Menu path: PluginsBoneJOrientation

Sets the direction in a 2D image, without rotating the image or changing it in any way. Slice Geometry optionally uses Orientation to calculate diameter, second moments of area and section moduli around anatomic axes set by the user. To apply the selected orientation to a Slice Geometry analysis, run Orientation, select axes and direction, leave the Orientation window open, run Slice Geometry, and select Use Orientation.
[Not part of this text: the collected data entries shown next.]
static CfmBuffers half_view(const S2MelModel& m, const CfmBuffers& w, int h, int B, int T) {
  const auto& c = m.cfg;
  const int D = c.hidden_dim, C = c.in_channels, Wh = c.wn_hidden, Win = 2 * C + D + c.style_dim;
  const size_t R = (size_t)h * B * T;
  CfmBuffers v = w;
  auto sh = [&](float* p, int cols) { return p + R * cols; };
  auto shp = [&](void* p, int cols) -> void* { return static_cast<float*>(p) + R * cols; };
  v.x_in = sh(w.x_in, Win); v.ha = sh(w.ha, D); v.hb = sh(w.hb, D); v.hmid = sh(w.hmid, D); v.hn = sh(w.hn, D); v.qkv = sh(w.qkv, 3 * D);
  v.att = sh(w.att, D); v.ff = sh(w.ff, m.ffn); v.xres = sh(w.xres, D); v.wn_x = sh(w.wn_x, Wh); v.wn_acts = sh(w.wn_acts, Wh);
  v.wn_out = sh(w.wn_out, Wh); v.vout = sh(w.vout, C);
  v.hn_p = shp(w.hn_p, std::max(D, Wh)); v.att_p = shp(w.att_p, D); v.ff_p = shp(w.ff_p, m.ffn); v.acts_p = shp(w.acts_p, Wh);
  v.h_p = shp(w.h_p, D); v.wnx_p = shp(w.wnx_p, Wh); v.xres_p = shp(w.xres_p, D);
  for (size_t i = 0; i < w.skips.size(); ++i) { v.skips[i] = sh(w.skips[i], D); v.skips_p[i] = shp(w.skips_p[i], D); }
  v.lens2 = w.lens2 + h * B; v.lens2t = w.lens2t + h * B;
  return v;
}

static int gemm(const LinearWeights& w, const float* x, int ldx, float* y, int ldy, int M, hipStream_t st, int act = ACT_NONE,
                const float* res = nullptr, int ldr = 0, const void* xp = nullptr, void* yp = nullptr) {
  GemmArgs a;
  a.x = xp ? nullptr : x; a.ldx = ldx; a.y = y; a.ldy = ldy; a.M = M; a.act = act; a.res = res; a.ldr = ldr;
  a.x_planes = xp; a.y_planes = yp;
  return gemm_forward(w, a, st);
}

static int dit_eval(S2MelModel& m, CfmBuffers& w, int N2, int T, int step, hipStream_t st, hipEvent_t lag_event) {
  const auto& c = m.cfg;
  const int D = c.hidden_dim, C = c.in_channels, Wh = c.wn_hidden, depth = c.depth, half = depth / 2;
  const int M = N2 * T, Win = 2 * C + D + c.style_dim;
  const float* mods = w.mods + (size_t)step * (2 * depth + 1) * 2 * D;
  bool chain = true;
  {
    GemmArgs pr;
    pr.M = M;
    const LinearWeights* used[] = {&m.blocks[0].wqkv, &m.blocks[0].wo, &m.blocks[0].w13, &m.blocks[0].w2, &m.skiplin_a, &m.final_lin,
                                   &m.wn[0].skip};
    for (const LinearWeights* lw : used) chain = chain && gemm_uses_planes(*lw, pr);
  }
  bool chain_wn = chain;
  {
    GemmArgs pr;
    pr.M = M;
    const LinearWeights* used[] = {&m.skiplin_b, &m.conv1, &m.res_proj, &m.wn[0].res};
    for (const LinearWeights* lw : used) chain_wn = chain_wn && gemm_uses_planes(*lw, pr);
    pr.taps = c.wn_kernel; pr.seq_len = T;
    chain_wn = chain_wn && gemm_uses_planes(m.wn[0].in_gate, pr);
  }
  void* const hn_p = chain ? w.hn_p : nullptr;
  const int t0 = w.tail_t0, Tt = T - t0, Mt = N2 * Tt;
  bool chain_t = chain, chain_wn_t = chain_wn;
  if (t0 > 0) {
    GemmArgs pr;
    pr.M = Mt;
    const LinearWeights* used[] = {&m.blocks[0].wo, &m.blocks[0].w13, &m.blocks[0].w2, &m.skiplin_a, &m.final_lin, &m.wn[0].skip};
    for (const LinearWeights* lw : used) chain_t = chain_t && gemm_uses_planes(*lw, pr);
    chain_wn_t = chain_t && chain_wn && gemm_uses_planes(m.skiplin_b, pr) && gemm_uses_planes(m.conv1, pr) && gemm_uses_planes(m.res_proj, pr) &&
                 gemm_uses_planes(m.wn[0].res, pr);
    pr.taps = c.wn_kernel; pr.seq_len = Tt;
    chain_wn_t = chain_wn_t && gemm_uses_planes(m.wn[0].in_gate, pr);
  }
  float* const hnt_f = chain_t ? nullptr : w.hn;
  void* const hnt_p = chain_t ? w.hn_p : nullptr;
  auto ada_rows = [&](const float* x, const float* g, int mod_idx, int rows, bool planes) {
    RowsNormArgs n;
    n.x_in = x; n.ld_in = D; n.y = planes ? nullptr : w.hn; n.y_planes = planes ? w.hn_p : nullptr; n.ld_y = D; n.M = rows; n.d = D;
    n.mode = NORM_ADA_RMS; n.eps = c.norm_eps; n.g1 = g;
    n.mod_a = mods + (size_t)mod_idx * 2 * D; n.mod_b = n.mod_a + D; n.ld_mod = 0; n.rows_per_batch = 0;
    return rows_norm_forward(n, st);
  };
  auto ada = [&](const float* x, const float* g, int mod_idx) { return ada_rows(x, g, mod_idx, M, chain); };
  if (lag_event && depth < 2) IDX_HIP(hipEventRecord(lag_event, st));
  bool h_compact = false;
  if (gemm(m.merge, w.x_in, Win, w.ha, D, M, st)) return 1;
  float* h = w.ha;
  int pushed = 0;
  for (int i = 0; i < depth; ++i) {
    DiTBlock& B = m.blocks[i];
    if (i > half) {
      float* skip = w.skips[--pushed];
      void* skip_p = chain ? w.skips_p[pushed] : nullptr;
      if (gemm(B.skip_a, h, D, w.hmid, D, M, st, ACT_NONE, nullptr, 0, chain ? w.h_p : nullptr)) return 1;
      float* dst = (h == w.ha) ? w.hb : w.ha;
      if (gemm(B.skip_b, skip, D, dst, D, M, st, ACT_NONE, w.hmid, D, skip_p)) return 1;
      h = dst;
    }
    if (ada(h, B.attn_g, 2 * i)) return 1;
    bool qkv_planes = false;
    {
      GemmArgs g;
      g.x = chain ? nullptr : w.hn; g.x_planes = hn_p; g.ldx = D; g.y = w.qkv; g.ldy = 3 * D; g.M = M;
      const bool fuse_rope = gemm_uses_planes(B.wqkv, g);
      qkv_planes = fuse_rope && D == 64 * c.num_heads;
      if (fuse_rope) { g.rope = m.rope; g.rope_T = T; g.rope_cols = 2 * D; }
      if (qkv_planes) { g.y = nullptr; g.y_planes = w.qkv; }
      if (gemm_forward(B.wqkv, g, st)) return 1;
      if (!fuse_rope && rotary_qk(w.qkv, M, c.num_heads, T, m.rope, st)) return 1;
    }
    AttnPlanesArgs ap;
    ap.planes = w.qkv; ap.Mrows = M; ap.ncols = 3 * D; ap.q_col = 0; ap.k_col = D; ap.v_col = 2 * D; ap.T = T; ap.q_row0 = 0; ap.Sq = T;
    ap.B = N2; ap.H = c.num_heads; ap.kend = w.lens2; ap.scale = 0.125f; ap.o = w.att; ap.o_bs = (long)T * D; ap.o_ts = D;
    AttnArgs a;
    a.q = w.qkv; a.k = w.qkv + D; a.v = w.qkv + 2 * D; a.o = w.att;
    a.q_bs = a.k_bs = a.v_bs = (long)T * 3 * D; a.o_bs = (long)T * D;
    a.q_ts = a.k_ts = a.v_ts = 3 * D; a.o_ts = D;
    a.B = N2; a.H = c.num_heads; a.Sq = T; a.Sk = T; a.causal = 0; a.kend = w.lens2; a.scale = 0.125f;
    a.split_bf16 = get_gemm_mode() == GEMM_BF16X3;
    if (i == depth - 1 && t0 > 0 && i >= half) {
      a.q = w.qkv + (size_t)t0 * 3 * D; a.Sq = Tt; a.o_bs = (long)Tt * D;
      ap.q_row0 = t0; ap.Sq = Tt; ap.o_bs = (long)Tt * D;
      if (chain_t) { a.o = nullptr; a.o_planes = w.att_p; ap.o = nullptr; ap.o_planes = w.att_p; }
      if (qkv_planes ? flash_attn_planes_forward(ap, st) : flash_attn_forward(a, st)) return 1;
      if (gather_tail_rows(w.xres, D, h, D, D, N2, T, t0, st)) return 1;
      if (gemm(B.wo, w.att, D, w.hmid, D, Mt, st, ACT_NONE, w.xres, D, chain_t ? w.att_p : nullptr)) return 1;
      if (ada_rows(w.hmid, B.ffn_g, 2 * i + 1, Mt, chain_t)) return 1;
      if (gemm(B.w13, w.hn, D, chain_t ? nullptr : w.ff, m.ffn, Mt, st, ACT_SWIGLU, nullptr, 0, hnt_p, chain_t ? w.ff_p : nullptr)) return 1;
      float* dst = (h == w.ha) ? w.hb : w.ha;
      if (gemm(B.w2, w.ff, m.ffn, dst, D, Mt, st, ACT_NONE, w.hmid, D, chain_t ? w.ff_p : nullptr, nullptr)) return 1;
      h = dst;
      h_compact = true;
      break;
    }
    if (chain) { a.o = nullptr; a.o_planes = w.att_p; ap.o = nullptr; ap.o_planes = w.att_p; }
    if (qkv_planes ? flash_attn_planes_forward(ap, st) : flash_attn_forward(a, st)) return 1;
    if (i == 0 && lag_event) IDX_HIP(hipEventRecord(lag_event, st));
    if (gemm(B.wo, w.att, D, w.hmid, D, M, st, ACT_NONE, h, D, chain ? w.att_p : nullptr)) return 1;
    if (ada(w.hmid, B.ffn_g, 2 * i + 1)) return 1;
    if (gemm(B.w13, w.hn, D, chain ? nullptr : w.ff, m.ffn, M, st, ACT_SWIGLU, nullptr, 0, hn_p, chain ? w.ff_p : nullptr)) return 1;
    float* dst = (i < half) ? w.skips[pushed] : ((h == w.ha) ? w.hb : w.ha);
    void* dst_p = !chain ? nullptr : (i < half ? w.skips_p[pushed] : (i + 1 < depth && i + 1 > half ? w.h_p : nullptr));
    if (gemm(B.w2, w.ff, m.ffn, dst, D, M, st, ACT_NONE, w.hmid, D, chain ? w.ff_p : nullptr, dst_p)) return 1;
    if (i < half) ++pushed;
    h = dst;
  }
  const float* ht = h;
  const float* xin_t = w.x_in;
  int ld_xin = Win;
  const int* lens_t = w.lens2;
  if (t0 > 0) {
    if (!h_compact) {
      float* hc = (h == w.ha) ? w.hb : w.ha;
      if (gather_tail_rows(hc, D, h, D, D, N2, T, t0, st)) return 1;
      ht = hc;
    }
    if (gather_tail_rows(w.qkv, C, w.x_in, Win, C, N2, T, t0, st)) return 1;
    xin_t = w.qkv; ld_xin = C; lens_t = w.lens2t;
  }
  {
    RowsNormArgs n;
    n.x_in = ht; n.ld_in = D; n.y = hnt_f; n.y_planes = hnt_p; n.ld_y = D; n.M = Mt; n.d = D; n.mode = NORM_ADA_RMS; n.eps = c.norm_eps; n.g1 = m.final_g;
    n.mod_a = mods + (size_t)(2 * depth) * 2 * D; n.mod_b = n.mod_a + D; n.ld_mod = 0; n.rows_per_batch = 0;
    if (rows_norm_forward(n, st)) return 1;
  }
  if (gemm(m.skiplin_a, w.hn, D, w.hmid, D, Mt, st, ACT_NONE, nullptr, 0, hnt_p)) return 1;
  if (gemm(m.skiplin_b, xin_t, ld_xin, w.xres, D, Mt, st, ACT_NONE, w.hmid, D, nullptr, chain_wn_t ? w.xres_p : nullptr)) return 1;
  if (gemm(m.conv1, w.xres, D, w.wn_x, Wh, Mt, st, ACT_NONE, nullptr, 0, chain_wn_t ? w.xres_p : nullptr, chain_wn_t ? w.wnx_p : nullptr)) return 1;
  const int L = c.wn_layers, k = c.wn_kernel;
  for (int l = 0; l < L; ++l) {
    WNLayer& W = m.wn[l];
    int dil = 1;
    for (int q = 0; q < l; ++q) dil *= c.wn_dilation_rate;
    LinearWeights in = W.in_gate;
    in.bias = w.wnb + ((size_t)step * L + l) * 2 * Wh;
    GemmArgs g;
    g.x = chain_wn_t ? nullptr : w.wn_x; g.x_planes = chain_wn_t ? w.wnx_p : nullptr; g.ldx = Wh; g.y = chain_t ? nullptr : w.wn_acts; g.y_planes = chain_t ? w.acts_p : nullptr; g.ldy = Wh; g.M = Mt; g.act = ACT_GATE;
    g.taps = k; g.seq_len = Tt; g.dil = dil; g.pad_left = (k - 1) / 2 * dil; g.pad_mode = 1; g.row_len = lens_t;
    if (gemm_forward(in, g, st)) return 1;
    if (W.has_res) {
      GemmArgs r;
      r.x = chain_t ? nullptr : w.wn_acts; r.x_planes = chain_t ? w.acts_p : nullptr; r.ldx = Wh; r.y = w.wn_x; r.y_planes = chain_wn_t ? w.wnx_p : nullptr; r.ldy = Wh; r.res = w.wn_x; r.ldr = Wh; r.M = Mt; r.seq_len = Tt; r.row_len = lens_t;
      if (gemm_forward(W.res, r, st)) return 1;
    }
    GemmArgs sk;
    sk.x = chain_t ? nullptr : w.wn_acts; sk.x_planes = chain_t ? w.acts_p : nullptr; sk.ldx = Wh; sk.y = w.wn_out; sk.ldy = Wh; sk.M = Mt;
    if (l > 0) { sk.res = w.wn_out; sk.ldr = Wh; }
    if (l == L - 1) { sk.seq_len = Tt; sk.row_len = lens_t; }
    if (gemm_forward(W.skip, sk, st)) return 1;
  }
  if (gemm(m.res_proj, w.xres, D, w.hmid, Wh, Mt, st, ACT_NONE, w.wn_out, Wh, chain_wn_t ? w.xres_p : nullptr)) return 1;
  {
    RowsNormArgs n;
    n.x_in = w.hmid; n.ld_in = Wh; n.y = hnt_f; n.y_planes = hnt_p; n.ld_y = Wh; n.M = Mt; n.d = Wh; n.mode = NORM_MOD_LN; n.eps = 1e-6f;
    n.mod_a = w.fmod + (size_t)step * 2 * Wh; n.mod_b = n.mod_a + Wh; n.ld_mod = 0; n.rows_per_batch = 0;
    if (rows_norm_forward(n, st)) return 1;
  }
  if (gemm(m.final_lin, w.hn, Wh, w.att, Wh, Mt, st, ACT_NONE, nullptr, 0, hnt_p)) return 1;
  return gemm(m.conv2, w.att, Wh, w.vout, C, Mt, st);
}

struct HalfStreams { hipStream_t side = nullptr; hipEvent_t fork = nullptr, lag = nullptr, join = nullptr; };
static std::map<std::pair<int, hipStream_t>, HalfStreams> g_half_streams;
static std::mutex g_half_mu;
static int g_s2mel_overlap = 0;
void set_s2mel_overlap(int on) { g_s2mel_overlap = on ? 1 : 0; }
int get_s2mel_overlap() { return g_s2mel_overlap; }

static int half_streams_for(hipStream_t st, HalfStreams* out) {
  int dev = 0;
  IDX_HIP(hipGetDevice(&dev));
  std::lock_guard<std::mutex> lk(g_half_mu);
  HalfStreams& hs = g_half_streams[std::make_pair(dev, st)];
  if (!hs.side) {
    int prio = 0;
    if (st) IDX_HIP(hipStreamGetPriority(st, &prio));
    IDX_HIP(hipStreamCreateWithPriority(&hs.side, hipStreamNonBlocking, prio));
    IDX_HIP(hipEventCreateWithFlags(&hs.fork, hipEventDisableTiming));
    IDX_HIP(hipEventCreateWithFlags(&hs.lag, hipEventDisableTiming));
    IDX_HIP(hipEventCreateWithFlags(&hs.join, hipEventDisableTiming));
  }
  *out = hs;
  return 0;
}

int s2mel_release_stream(hipStream_t st) {
  int dev = 0;
  IDX_HIP(hipGetDevice(&dev));
  HalfStreams hs;
  {
    std::lock_guard<std::mutex> lk(g_half_mu);
    auto it = g_half_streams.find(std::make_pair(dev, st));
    if (it == g_half_streams.end()) return 0;
    hs = it->second;
    g_half_streams.erase(it);
  }
  if (hs.side) { (void)hipStreamSynchronize(hs.side); (void)hipStreamDestroy(hs.side); }
  if (hs.fork) (void)hipEventDestroy(hs.fork);
  if (hs.lag) (void)hipEventDestroy(hs.lag);
  if (hs.join) (void)hipEventDestroy(hs.join);
  return 0;
}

The option to use Orientation will be greyed out in Slice Geometry if there is no active Orientation window. Also, in the Results table you will see a list of results that relate to the particular axis pair you have chosen. Orientation can handle multiple open images and will handle different images’ orientation independently.

Suitable images

A 2D image.


  • Orientation: input field displays current orientation (clockwise from 12 o’clock) and takes keyboard input
  • deg / rad: display and set orientation in degrees or radians
  • Principal direction: the main direction, the head of which is displayed in red
  • Secondary direction: the orthogonal direction
  • Reflect: swap the labels on this axis


  • Orientation axes: draws the axes of the orientation on the image.

Particle Analyser

Menu path: PluginsBoneJAnalyseParticle Analyser

Particle Analyser performs connected-components labelling and particle analysis on binary 3D image stacks. It scales at about O(n) making it efficient on large images (200+ GB images have been tested by users so far) and runs at about 5-10 s/GB depending on particle number and geometry, and machine configuration.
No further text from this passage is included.